• What needs to be done: Whenever a line in the entries includes the word "dtype", copy that line out.

Information provided START

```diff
+    const int TC = thin_is_cout ? Cout : Cin, FC_all = thin_is_cout ? Cin : Cout;
+    const long long npix = (long long)batch * HW;
+    const long long strips = (npix + THIN_WG_STRIP - 1) / THIN_WG_STRIP;
+    const int runs = (FC_all + THIN_WG_FC - 1) / THIN_WG_FC;
+    if (strips > 0x7fffffffLL || runs > 65535) { set_error("scda_conv1x1_thin_wgrad_hip: problem too large"); return SCDA_EINVAL; }
+    const bool vec = (HW & 3) == 0 && thin_aligned16(T, F);
+    hipStream_t st = as_stream(stream);
+    const dim3 grid((unsigned)strips, (unsigned)runs);
+    double *part = (double *)ws;
+#define THIN_WG(TC_)                                                                                                                       \
+    do {                                                                                                                                   \
+        if (vec) hipLaunchKernelGGL((conv1x1_thin_wgrad_kernel<TC_, 4>), grid, dim3(256), 0, st, T, F, FC_all, npix, HW, part);            \
+        else hipLaunchKernelGGL((conv1x1_thin_wgrad_kernel<TC_, 1>), grid, dim3(256), 0, st, T, F, FC_all, npix, HW, part);                \
+    } while (0)
+    if (TC == 1) THIN_WG(1); else if (TC == 2) THIN_WG(2); else if (TC == 3) THIN_WG(3); else THIN_WG(4);
+#undef THIN_WG
+    int rc = launch_status("conv1x1_thin_wgrad_kernel");
+    if (rc) return rc;
+    const int E = TC * FC_all + TC + FC_all;
+    hipLaunchKernelGGL(conv1x1_thin_wgrad_reduce_kernel, dim3((E + 3) / 4), dim3(256), 0, st, (const double *)part, (int)strips, TC, FC_all,
+                       thin_is_cout, dw, accumulate, db, db_accumulate);
+    return launch_status("conv1x1_thin_wgrad_reduce_kernel");
+}
+
+}
diff --git a/scda_amd/native.py b/scda_amd/native.py
--- a/scda_amd/native.py
+++ b/scda_amd/native.py
@@ -1264,12 +1264,64 @@
         w._scda_wino_used = use_wino
     if use_wino:
         return conv2d_wino(x, conv2d_wino_pack(w, False), bias, Cout, act, slope, row_period=row_period)
+    if conv1x1_thin_ok(B, Cin, IH, IW, Cout, KH, KW, stride, pad, row_period):
+        return conv1x1_thin_fwd(x, w, bias, act, slope)
     wp = conv2d_pack_weight(w, False)
     y = torch.empty(B, Cout, OH, OW, dtype=torch.float32, device=x.device)
     ws, n = _conv_ws(B, Cin, IH, IW, Cout, KH, KW, stride, pad, x.device)
     _check(lib().scda_conv2d_fwd_hip(_p(x), _p(wp), _p(bias), _p(y), B, Cin, IH, IW, Cout, KH, KW, stride, pad, row_period, act, slope,
                                      _p(ws), n, _stream()), "scda_conv2d_fwd_hip")
     return y
+
+
+def conv1x1_thin_ok(B, Cin, IH, IW, Cout, KH, KW, stride, pad, row_period=0):
+    return bool(lib().scda_conv1x1_thin_ok(B, Cin, IH, IW, Cout, KH, KW, stride, pad, row_period))
+
+
+def conv1x1_thin_fwd(x, w, bias, act=ACT_NONE, slope=0.01):
+    _req(x, "x"); _req(w, "w")
+    if bias is not None:
+        _req(bias, "bias")
+    B, Cin, IH, IW = x.shape
+    Cout = w.shape[0]
+    y = torch.empty(B, Cout, IH, IW, dtype=torch.float32, device=x.device)
+    _check(lib().scda_conv1x1_thin_fwd_hip(_p(x), _p(w), _p(bias), _p(y), B, Cin, IH * IW, Cout, act, slope, _stream()),
+           "scda_conv1x1_thin_fwd_hip")
+    return y
+
+
+def conv1x1_thin_dgrad(dy, w, x_shape, act_src=None, act_slope=0.0, out=None):
+    _req(dy, "dy"); _req(w, "w")
+    if act_src is not None:
+        _req(act_src, "act_src")
+    B, Cin, IH, IW = x_shape
+    Cout = w.shape[0]
+    dx = out if out is not None else torch.empty(B, Cin, IH, IW, dtype=torch.float32, device=dy.device)
+    _check(lib().scda_conv1x1_thin_dgrad_hip(_p(dy), _p(w), _p(dx), B, Cin, IH * IW, Cout, _p(act_src), act_slope, _stream()),
+           "scda_conv1x1_thin_dgrad_hip")
+    return dx
+
+
+def conv1x1_thin_wgrad(dy, x, w_shape, out=None, db_out=None, want_bias=False):
+    _req(dy, "dy"); _req(x, "x")
+    B, Cin, IH, IW = x.shape
+    Cout = w_shape[0]
+    acc = dbacc = 0
+    if out is None:
+        out = torch.empty(tuple(w_shape), dtype=torch.float32, device=x.device)
+    else:
+        _req(out, "out"); acc = 1
+    db = None
+    if want_bias or db_out is not None:
+        if db_out is None:
+            db = torch.empty(Cout, dtype=torch.float32, device=x.device)
+        else:
+            _req(db_out, "db_out"); db = db_out; dbacc = 1
+    n = lib().scda_conv1x1_thin_wgrad_workspace_bytes(B, Cin, IH * IW, Cout)
+    ws = workspace(n, x.device)
+    _check(lib().scda_conv1x1_thin_wgrad_hip(_p(dy), _p(x), _p(out), _p(db), B, Cin, IH * IW, Cout, acc, dbacc, _p(ws), n, _stream()),
+           "scda_conv1x1_thin_wgrad_hip")
+    return out, db
 
 
 def conv2d_dgrad(dy, w, x_shape, stride, pad, act_src=None, act_slope=0.0, row_period=0):
@@ -1283,6 +1335,8 @@
     if _route(1, B, Cin, IH, IW, Cout, KH, KW, stride, pad, row_period)[0]:
         return conv2d_wino(dy, conv2d_wino_pack(w, True), None, Cin, ACT_NONE, 0.0, act_src, act_slope, for_dgrad=True, row_period=row_period)
     dx = torch.empty(B, Cin, IH, IW, dtype=torch.float32, device=dy.device)
+    if conv1x1_thin_ok(B, Cin, IH, IW, Cout, KH, KW, stride, pad, row_period):
+        return conv1x1_thin_dgrad(dy, w, x_shape, act_src, act_slope, out=dx)
     if act_src is None and Cin <= 4 and Cout * KH * KW * 16 <= 65536 and (KH, KW) in ((3, 3), (1, 1)):
         _check(lib().scda_conv2d_dgrad_small_cin_hip(_p(dy), _p(w.contiguous()), _p(dx), B, Cin, IH, IW, Cout, KH, KW, stride, pad,
                                                      _stream()), "scda_conv2d_dgrad_small_cin_hip")
@@ -1300,6 +1354,8 @@
     Cout, _, KH, KW = w_shape
     if wino_wgrad_ok(B, Cin, IH, IW, Cout, KH, KW, stride, pad, row_period):
         return conv2d_wino_wgrad(dy, x, w_shape, out=out, row_period=row_period)[0]
+    if conv1x1_thin_ok(B, Cin, IH, IW, Cout, KH, KW, stride, pad, row_period):
+        return conv1x1_thin_wgrad(dy, x, w_shape, out=out)[0]
     acc = 0
     if out is None:
         out = torch.empty(tuple(w_shape), dtype=torch.float32, device=x.device)
@@ -1317,6 +1373,8 @@
     Cout, _, KH, KW = w_shape
     if wino_wgrad_ok(B, Cin, IH, IW, Cout, KH, KW, stride, pad, row_period):
         return conv2d_wino_wgrad(dy, x, w_shape, out=out, db_out=db_out, want_bias=True, row_period=row_period)
+    if conv1x1_thin_ok(B, Cin, IH, IW, Cout, KH, KW, stride, pad, row_period):
+        return conv1x1_thin_wgrad(dy, x, w_shape, out=out, db_out=db_out, want_bias=True)
     L = lib()
     if not L.scda_conv2d_wgrad_bias_fusable(B, Cout, dy.shape[2], dy.shape[3], _p(dy)):
         return conv2d_wgrad(dy, x, w_shape, stride, pad, out=out, row_period=row_period), bias_grad_nchw(dy, out=db_out)
```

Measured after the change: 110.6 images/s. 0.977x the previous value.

Information provided END

• Response below:
     y = torch.empty(B, Cout, OH, OW, dtype=torch.float32, device=x.device)
+    y = torch.empty(B, Cout, IH, IW, dtype=torch.float32, device=x.device)
+    dx = out if out is not None else torch.empty(B, Cin, IH, IW, dtype=torch.float32, device=dy.device)
+        out = torch.empty(tuple(w_shape), dtype=torch.float32, device=x.device)
+            db = torch.empty(Cout, dtype=torch.float32, device=x.device)
     dx = torch.empty(B, Cin, IH, IW, dtype=torch.float32, device=dy.device)
         out = torch.empty(tuple(w_shape), dtype=torch.float32, device=x.device)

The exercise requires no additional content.